[Entries supplied Boundary: Start]
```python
def smoke() -> None:
    import numpy as np

    from blenderraytracer_amd import capi
    from blenderraytracer_amd.renderer import GpuRayTracer
    from blenderraytracer_amd.scene import load_scene_json
    from oracle import binding

    rt = GpuRayTracer(64, 48, seed=7, device=0, precision=capi.RT_PREC_F64)
    assert rt.load_from_json(load_scene_json("sample_scene.json"))
    rt.update_render_settings({"maxBounces": 4, "samples": 4})
    r = rt.render(want=("mean", "segments"))
    o = binding.render(rt.packed(), rt.settings())
    assert np.array_equal(r["segments"], o["segments"]), "segment counts differ from the oracle"
    err = np.max(np.abs(r["mean"] - o["mean"]))
    assert err <= 1e-12, f"GPU vs oracle max abs diff {err}"
    assert np.array_equal(r["rgba8"], o["rgba8"])
    print(f"smoke ok: 64x48x4spp sample_scene, {rt.last_stats.kernel_ms:.3f} ms kernel, max|diff| {err:.1e}")
    rt.close()
    rt = GpuRayTracer(48, 27, seed=7, device=0, precision=capi.RT_PREC_F64)
    assert rt.load_from_json(load_scene_json("rtow.json"))
    rt.update_render_settings({"maxBounces": 5, "samples": 4})
    lib = capi.load_library()
    assert lib.rt_scene_walk(rt.scene_handle(), capi.RT_PREC_F64, capi.RT_ACCEL_AUTO) == 2, "RTOW should walk the grid"
    r = rt.render(want=("mean", "segments"))
    o = binding.render(rt.packed(), rt.settings())
    assert np.array_equal(r["segments"], o["segments"]), "RTOW segment counts differ from the oracle"
    err = np.max(np.abs(r["mean"] - o["mean"]))
# ... 11 lines not shown
```

blenderraytracer_amd/csrc/pt_core.h:

```cpp
#pragma once
#include <hip/hip_runtime.h>
#include <math.h>
#include <stdint.h>
#include <string.h>
#include "js_math.h"

#define RT_HD __host__ __device__ __forceinline__
#ifndef RT_COLD_BG
#define RT_COLD_BG 1
#endif
#if RT_COLD_BG && defined(__HIP_DEVICE_COMPILE__)
#define RT_COLD __attribute__((noinline))
#else
#define RT_COLD
#endif
#define RT_COLD_HD __host__ __device__ RT_COLD

namespace rt {

template <class R> RT_HD R js_pow(R x, R y) {
    if constexpr (sizeof(R) == 8) return jsm::pow(x, y);
    else return pow(x, y);
}
template <class R> RT_HD R js_exp(R x) {
// ... 107 lines not shown
    if (div_rcp_on<R>() && min3abs(a) >= xmin && l >= smin && l <= smax)
        return {div_rcp_1(a.x, l, y), div_rcp_1(a.y, l, y), div_rcp_1(a.z, l, y)};
    return vdiv(a, l);
}
template <class R> RT_HD V3<R> normalize(V3<R> a) {
    R l = sqrt(a.x * a.x + a.y * a.y + a.z * a.z);
#if RT_DIV_RCP
    return l > (R)0 ? vdiv_rcp_unit(a, l, (R)1 / l) : mk<R>(0, 0, 0);
#else
    return l > (R)0 ? vdiv(a, l) : mk<R>(0, 0, 0);
#endif
}
template <class R> RT_HD V3<R> reflect(V3<R> a, V3<R> n) {
    return a - n * ((R)2 * dot(a, n));
}

enum RunKind : int { RUN_SPHERES = 0, RUN_PLANES = 1, RUN_BOXES = 2, RUN_TRIANGLES = 3, RUN_MESH = 4 };
struct Run { int kind, begin, end, mat; };

template <class R> struct SphereRec { R cx, cy, cz, r2; };
struct SphereFilter { float cx, cy, cz, r2p; };
#ifndef RT_FILTER_MARGIN
#define RT_FILTER_MARGIN (-17)
#endif
constexpr double filter_margin() {
    double v = 1.0;
    for (int k = 0; k > RT_FILTER_MARGIN; --k) v *= 0.5;
    return v;
}
template <class R> struct PlaneRec { R px, py, pz, nx, ny, nz; };
template <class R> struct BoxRec { R mnx, mny, mnz, mxx, mxy, mxz; };
template <class R> struct TriRec { R v0x, v0y, v0z, e1x, e1y, e1z, e2x, e2y, e2z, nx, ny, nz; };
template <class R> struct MatRec { int type, pad; R c[3]; R p; };
template <class R> struct SphereLeaf { SphereFilter f; SphereRec<R> s; int id, obj, mat, pad; };
template <> struct SphereLeaf<float> { SphereRec<float> s; int id, obj, mat, pad; };
template <class R> struct TriGeom { R v0x, v0y, v0z, e1x, e1y, e1z, e2x, e2y, e2z; };
template <class R> struct alignas(16) TriLeaf { TriGeom<R> t; int id, obj; };
struct alignas(16) TriFilter { float v0[3], e1[3], e2[3], n[3]; };

struct BvhNode { float lo[3]; int skip; float hi[3]; int fc; };
struct Bvh2Node { float lo[3][2]; float hi[3][2]; int child[2]; int pad[2]; };
#ifndef RT_BVH_STACK
#define RT_BVH_STACK 24
#endif

enum TexType : int { TEX_CHECKER = 0, TEX_NOISE = 1, TEX_MARBLE = 2, TEX_WOOD = 3 };
template <class R> struct TexRec { int type, perm; R scale; R odd[3], even[3]; };
template <class R> struct TexView { const TexRec<R>* recs; const int* perms; const int* mat_tex; int num, num_perms; };
enum LightType : int { LIGHT_POINT = 0, LIGHT_DIRECTIONAL = 1 };
template <class R> struct LightRec { int type, pad; R v[3]; R color[3]; R intensity; };
template <class R> struct LightView { const LightRec<R>* recs; int num, pad; };
enum EmitterKind : int { EMIT_SPHERE = 0, EMIT_TRI = 1 };
template <class R> struct EmitterRec { int kind, idx; R g[12]; R le[3]; R area; };
template <class R> struct EmitterView { const EmitterRec<R>* recs; const int* sphere_listed; const R* tri_area; int num, pad; };
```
[Entries supplied Boundary: End]
• _What the task asks_: Every record above is to be given again precisely.

• _Answer for the task_:
```python
def smoke() -> None:
    import numpy as np

    from blenderraytracer_amd import capi
    from blenderraytracer_amd.renderer import GpuRayTracer
    from blenderraytracer_amd.scene import load_scene_json
    from oracle import binding

    rt = GpuRayTracer(64, 48, seed=7, device=0, precision=capi.RT_PREC_F64)
    assert rt.load_from_json(load_scene_json("sample_scene.json"))
    rt.update_render_settings({"maxBounces": 4, "samples": 4})
    r = rt.render(want=("mean", "segments"))
    o = binding.render(rt.packed(), rt.settings())
    assert np.array_equal(r["segments"], o["segments"]), "segment counts differ from the oracle"
    err = np.max(np.abs(r["mean"] - o["mean"]))
    assert err <= 1e-12, f"GPU vs oracle max abs diff {err}"
    assert np.array_equal(r["rgba8"], o["rgba8"])
    print(f"smoke ok: 64x48x4spp sample_scene, {rt.last_stats.kernel_ms:.3f} ms kernel, max|diff| {err:.1e}")
    rt.close()
    rt = GpuRayTracer(48, 27, seed=7, device=0, precision=capi.RT_PREC_F64)
    assert rt.load_from_json(load_scene_json("rtow.json"))
    rt.update_render_settings({"maxBounces": 5, "samples": 4})
    lib = capi.load_library()
    assert lib.rt_scene_walk(rt.scene_handle(), capi.RT_PREC_F64, capi.RT_ACCEL_AUTO) == 2, "RTOW should walk the grid"
    r = rt.render(want=("mean", "segments"))
    o = binding.render(rt.packed(), rt.settings())
    assert np.array_equal(r["segments"], o["segments"]), "RTOW segment counts differ from the oracle"
    err = np.max(np.abs(r["mean"] - o["mean"]))
# ... 11 lines not shown
```

blenderraytracer_amd/csrc/pt_core.h:

```cpp
#pragma once
#include <hip/hip_runtime.h>
#include <math.h>
#include <stdint.h>
#include <string.h>
#include "js_math.h"

#define RT_HD __host__ __device__ __forceinline__
#ifndef RT_COLD_BG
#define RT_COLD_BG 1
#endif
#if RT_COLD_BG && defined(__HIP_DEVICE_COMPILE__)
#define RT_COLD __attribute__((noinline))
#else
#define RT_COLD
#endif
#define RT_COLD_HD __host__ __device__ RT_COLD

namespace rt {

template <class R> RT_HD R js_pow(R x, R y) {
    if constexpr (sizeof(R) == 8) return jsm::pow(x, y);
    else return pow(x, y);
}
template <class R> RT_HD R js_exp(R x) {
// ... 107 lines not shown
    if (div_rcp_on<R>() && min3abs(a) >= xmin && l >= smin && l <= smax)
        return {div_rcp_1(a.x, l, y), div_rcp_1(a.y, l, y), div_rcp_1(a.z, l, y)};
    return vdiv(a, l);
}
template <class R> RT_HD V3<R> normalize(V3<R> a) {
    R l = sqrt(a.x * a.x + a.y * a.y + a.z * a.z);
#if RT_DIV_RCP
    return l > (R)0 ? vdiv_rcp_unit(a, l, (R)1 / l) : mk<R>(0, 0, 0);
#else
    return l > (R)0 ? vdiv(a, l) : mk<R>(0, 0, 0);
#endif
}
template <class R> RT_HD V3<R> reflect(V3<R> a, V3<R> n) {
    return a - n * ((R)2 * dot(a, n));
}

enum RunKind : int { RUN_SPHERES = 0, RUN_PLANES = 1, RUN_BOXES = 2, RUN_TRIANGLES = 3, RUN_MESH = 4 };
struct Run { int kind, begin, end, mat; };

template <class R> struct SphereRec { R cx, cy, cz, r2; };
struct SphereFilter { float cx, cy, cz, r2p; };
#ifndef RT_FILTER_MARGIN
#define RT_FILTER_MARGIN (-17)
#endif
constexpr double filter_margin() {
    double v = 1.0;
    for (int k = 0; k > RT_FILTER_MARGIN; --k) v *= 0.5;
    return v;
}
template <class R> struct PlaneRec { R px, py, pz, nx, ny, nz; };
template <class R> struct BoxRec { R mnx, mny, mnz, mxx, mxy, mxz; };
template <class R> struct TriRec { R v0x, v0y, v0z, e1x, e1y, e1z, e2x, e2y, e2z, nx, ny, nz; };
template <class R> struct MatRec { int type, pad; R c[3]; R p; };
template <class R> struct SphereLeaf { SphereFilter f; SphereRec<R> s; int id, obj, mat, pad; };
template <> struct SphereLeaf<float> { SphereRec<float> s; int id, obj, mat, pad; };
template <class R> struct TriGeom { R v0x, v0y, v0z, e1x, e1y, e1z, e2x, e2y, e2z; };
template <class R> struct alignas(16) TriLeaf { TriGeom<R> t; int id, obj; };
struct alignas(16) TriFilter { float v0[3], e1[3], e2[3], n[3]; };

struct BvhNode { float lo[3]; int skip; float hi[3]; int fc; };
struct Bvh2Node { float lo[3][2]; float hi[3][2]; int child[2]; int pad[2]; };
#ifndef RT_BVH_STACK
#define RT_BVH_STACK 24
#endif

enum TexType : int { TEX_CHECKER = 0, TEX_NOISE = 1, TEX_MARBLE = 2, TEX_WOOD = 3 };
template <class R> struct TexRec { int type, perm; R scale; R odd[3], even[3]; };
template <class R> struct TexView { const TexRec<R>* recs; const int* perms; const int* mat_tex; int num, num_perms; };
enum LightType : int { LIGHT_POINT = 0, LIGHT_DIRECTIONAL = 1 };
template <class R> struct LightRec { int type, pad; R v[3]; R color[3]; R intensity; };
template <class R> struct LightView { const LightRec<R>* recs; int num, pad; };
enum EmitterKind : int { EMIT_SPHERE = 0, EMIT_TRI = 1 };
template <class R> struct EmitterRec { int kind, idx; R g[12]; R le[3]; R area; };
template <class R> struct EmitterView { const EmitterRec<R>* recs; const int* sphere_listed; const R* tri_area; int num, pad; };
```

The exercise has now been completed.